Microbiome Discovery - Part 11
Part 11 of “Microbiome Discovery” covers more statistical testing methods.
Controlling for Multiple Tests
One issue that can arise from doing many tests is that you expect “significant” results as a matter of chance. If you have alpha = 0.05, but run 100 tests, you expect to see 5 significant results even if there’s no underlying correlation. So there are a couple choices for how to correct for this.
- Bonferroni correction: Divide alpha by the number of tests.
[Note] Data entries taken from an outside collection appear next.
# Ruslan361/iterative_solvers

Hardware: AMD Instinct MI355X
Metric: cg_iters_per_sec (higher is better)
Workload: dtype f64; 1 GPU; 4096x4096 L-shaped Dirichlet Poisson fp64, matrix-free CG, fixed 2641 iterations; n=4096, unknowns=12574721, rule=rel2

## Files before the change

### include/mi355cg.h

```cpp
#ifndef MI355CG_H
#define MI355CG_H

#include <stddef.h>

#ifdef __cplusplus
extern "C" {
#endif

#define MI355CG_OK            0
#define MI355CG_ERR_INVALID   1
#define MI355CG_ERR_HIP       2
#define MI355CG_ERR_STATE     3

#define MI355CG_F64           0
#define MI355CG_F32_MIXED     1

#define MI355CG_RULE_MSG_MAXNORM  0
#define MI355CG_RULE_REL_2NORM    1

#define MI355CG_STOP_ITERATIONS   0
#define MI355CG_STOP_PRECISION    1
#define MI355CG_STOP_RESIDUAL     2
#define MI355CG_STOP_EXACT_ERROR  3
#define MI355CG_STOP_INTERRUPTED  4

typedef struct mi355cg_ctx *mi355cg_handle;

typedef void (*mi355cg_iter_cb)(void *user, int iteration, double precision, double residual, double error);

typedef struct mi355cg_params {
    int    rule;
    int    max_iterations;
    double eps_precision;
    double eps_residual;
    double eps_exact_error;
    double eps_rel;
    int    use_true_solution;
    int    callback_every;
    int    diagnostics;
    int    sync_every;
    int    fixed_iterations;
    double inner_eps;
} mi355cg_params;

typedef struct mi355cg_results {
    int    iterations;
    int    converged;
    int    stop_reason;
    double final_residual_norm;
    double final_precision;
    double final_error_norm;
    double r_norm2;
    double initial_r_norm2;
    double solve_seconds;
    double refine_true_rel;
    int    refine_outer;
    double loop_seconds;
} mi355cg_results;

int  mi355cg_create(int n, int m, double a, double b, double c, double d,
                    int dtype, int device, mi355cg_handle *out);
int  mi355cg_create_csr(long long nrows, const int *row_map, const int *entries, const double *values,
                        int device, mi355cg_handle *out);
int  mi355cg_set_true_solution(mi355cg_handle h, const double *u);
void mi355cg_destroy(mi355cg_handle h);
const char *mi355cg_last_error(void);
const char *mi355cg_version(void);

long long mi355cg_size(mi355cg_handle h);
int  mi355cg_get_rhs(mi355cg_handle h, double *out);
int  mi355cg_get_true_solution(mi355cg_handle h, double *out);
int  mi355cg_get_node_coords(mi355cg_handle h, double *xs, double *ys);
int  mi355cg_set_rhs(mi355cg_handle h, const double *b);
int  mi355cg_setup_on_device(mi355cg_handle h);

int  mi355cg_apply(mi355cg_handle h, const double *x, double *y);
int  mi355cg_apply_device(mi355cg_handle h, const double *x_dev, double *y_dev);

void mi355cg_default_params(mi355cg_params *p, int rule);
int  mi355cg_solve(mi355cg_handle h, const mi355cg_params *params,
                   mi355cg_iter_cb cb, void *user, const volatile int *stop_flag,
                   mi355cg_results *out);
int  mi355cg_get_solution(mi355cg_handle h, double *x);
int  mi355cg_get_recursive_residual(mi355cg_handle h, double *r);
int  mi355cg_get_true_residual(mi355cg_handle h, double *ax_minus_b);

int  mi355cg_set_profiling(mi355cg_handle h, int enable);
int  mi355cg_get_kernel_time(mi355cg_handle h, int kernel, double *avg_ms, long long *launches);
int  mi355cg_get_layout(mi355cg_handle h, long long *padded_len, int *pitch_bottom, int *pitch_upper,
                        int *grid_stencil, int *grid_update, int *rows_per_item);

int  mi355cg_slab_rows(int n, int world, int rank, int *y_lo, int *y_hi);
int  mi355cg_create_part(int n, int m, double a, double b, double c, double d, int dtype, int device,
                         int y_lo, int y_hi, int x_lo, int x_hi, mi355cg_handle *out);
int  mi355cg_checksum(mi355cg_handle h, int which, double *out2);
int  mi355cg_create_slab(int n, int m, double a, double b, double c, double d, int dtype, int device,
                         int y_lo, int y_hi, mi355cg_handle *out);
int  mi355cg_owned_range(mi355cg_handle h, long long *packed_begin, long long *packed_len, int *y_lo, int *y_hi);
int  mi355cg_dist_begin(mi355cg_handle h, const mi355cg_params *params, void *stream);
int  mi355cg_dist_reduce(mi355cg_handle h, int which , int with_rows, void *stream);
int  mi355cg_dist_sums_ptr(mi355cg_handle h, int which, void **dev_ptr, int *count );
int  mi355cg_dist_record_layout(mi355cg_handle h, int *header, int *row_slot, int *width);
int  mi355cg_dist_scatter_ghosts(mi355cg_handle h, int vector ,
                                 const double *gathered_records, int nranks, int rank, void *stream);
int  mi355cg_dist_stencil(mi355cg_handle h, const double *gathered_update_sums, int nranks, int estride,
                          int rows , void *stream);
int  mi355cg_dist_flip(mi355cg_handle h);
int  mi355cg_dist_update(mi355cg_handle h, const double *gathered_stencil_sums, int nranks, int estride,
                         int rows , void *stream);
int  mi355cg_dist_update_reads_ghosts(mi355cg_handle h);
int  mi355cg_dist_check(mi355cg_handle h, const double *gathered_update_sums, int nranks, int estride, void *stream);
int  mi355cg_dist_summary(mi355cg_handle h, mi355cg_results *out, int *done);
int  mi355cg_dist_finish(mi355cg_handle h, void *stream);
int  mi355cg_dist_history(mi355cg_handle h, int iteration, double *precision, double *residual, double *error);
int  mi355cg_dist_halo(mi355cg_handle h, int vector ,
                       void **send_lo, void **recv_lo, long long *n_send_lo,
                       void **send_hi, void **recv_hi, long long *n_send_hi);
int  mi355cg_dist_halo_recv_counts(mi355cg_handle h, long long *n_from_lo, long long *n_from_hi);

#define MI355CG_DECOMP_ROWS 0
#define MI355CG_DECOMP_2D   1
typedef struct mi355cg_team_s *mi355cg_team;
typedef struct mi355cg_halo_msg {
    int id;
    int peer;
    int send;
    int kind;
    int y0, y1, x0, x1;
    long long count;
} mi355cg_halo_msg;
int  mi355cg_decompose(int n, int world, int decomp, int rank, int *y_lo, int *y_hi, int *x_lo, int *x_hi);
int  mi355cg_halo_plan(int n, int world, int decomp, int rank, int max_msgs, int *n_msgs, mi355cg_halo_msg *msgs);
int  mi355cg_debug_plan(int n, int world, int decomp, int rank, int which, int *n_panels, int *panels,
                        int *grid, int *n_items, int *cls);
int  mi355cg_team_create_local(int n, int m, double a, double b, double c, double d, int world,
                               const int *devices, int ndevices, int decomp, mi355cg_team *out);
int  mi355cg_team_unique_id(void *id128);
int  mi355cg_team_create_rccl(int n, int m, double a, double b, double c, double d, int world, int rank, int device,
                              const void *id128, int decomp, mi355cg_team *out);
void mi355cg_team_destroy(mi355cg_team t);
int  mi355cg_team_solve(mi355cg_team t, const mi355cg_params *params, mi355cg_iter_cb cb, void *user,
                        const volatile int *stop_flag, mi355cg_results *out);
int  mi355cg_team_info(mi355cg_team t, int *world, int *nlocal, int *decomp, long long *size);
int  mi355cg_team_describe(mi355cg_team t, char *buf, int len);
int  mi355cg_team_part(mi355cg_team t, int local_index, mi355cg_handle *part, int *rank);
int  mi355cg_team_get_vector(mi355cg_team t, int which, double *global_packed);
int  mi355cg_team_checksum(mi355cg_team t, int which, double *out2);
int  mi355cg_team_set_vector(mi355cg_team t, int which, const double *global_packed);
int  mi355cg_team_set_dtype(mi355cg_team t, int dtype);
int  mi355cg_team_setup_on_device(mi355cg_team t);
int  mi355cg_team_set_profiling(mi355cg_team t, int enable);
int  mi355cg_team_phase_times(mi355cg_team t, double *kernel_ms, double *comm_ms, double *wall_ms);

#ifdef __cplusplus
}
#endif
#endif
```

### iterative_solvers_amd/_capi.py

```python
from __future__ import annotations

import ctypes as C
import os

import numpy as np

from . import build as _build

OK, ERR_INVALID, ERR_HIP, ERR_STATE = 0, 1, 2, 3
F64, F32_MIXED = 0, 1
RULE_MSG_MAXNORM, RULE_REL_2NORM = 0, 1
STOP_ITERATIONS, STOP_PRECISION, STOP_RESIDUAL, STOP_EXACT_ERROR, STOP_INTERRUPTED = range(5)
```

This is a very strict approach by controlling for having one or more false positives. (This is used for genetic testing.)
- False Discovery Rate (FDR): This is more lenient and more commonly used. This gives the expected rate of false positives. (This is used in microbiome studies.)
Negative Binomial Distribution
He brings up the negative binomial again, but this time elaborates on its interpretation: “The number of successes in a sequence of independent and identically distributed Bernoulli trials before a specified (non-random) number of failures (denoted r) occurs.” This wording is a bit awkward, but then he gives a better-worded example problem: “How many times will you roll a 1 on a six-sided die before you have gotten 5 rolls that are not a 1?” In this case, the success is rolling a 1, and the failure is not rolling a 1. And this functions gives the probability for each possible number of successes.
More Analysis
He expands on the analysis from the previous video by running the correlation for all of the genera instead of just the one that he did. This is done by simply making a loop and storing the output into a vector.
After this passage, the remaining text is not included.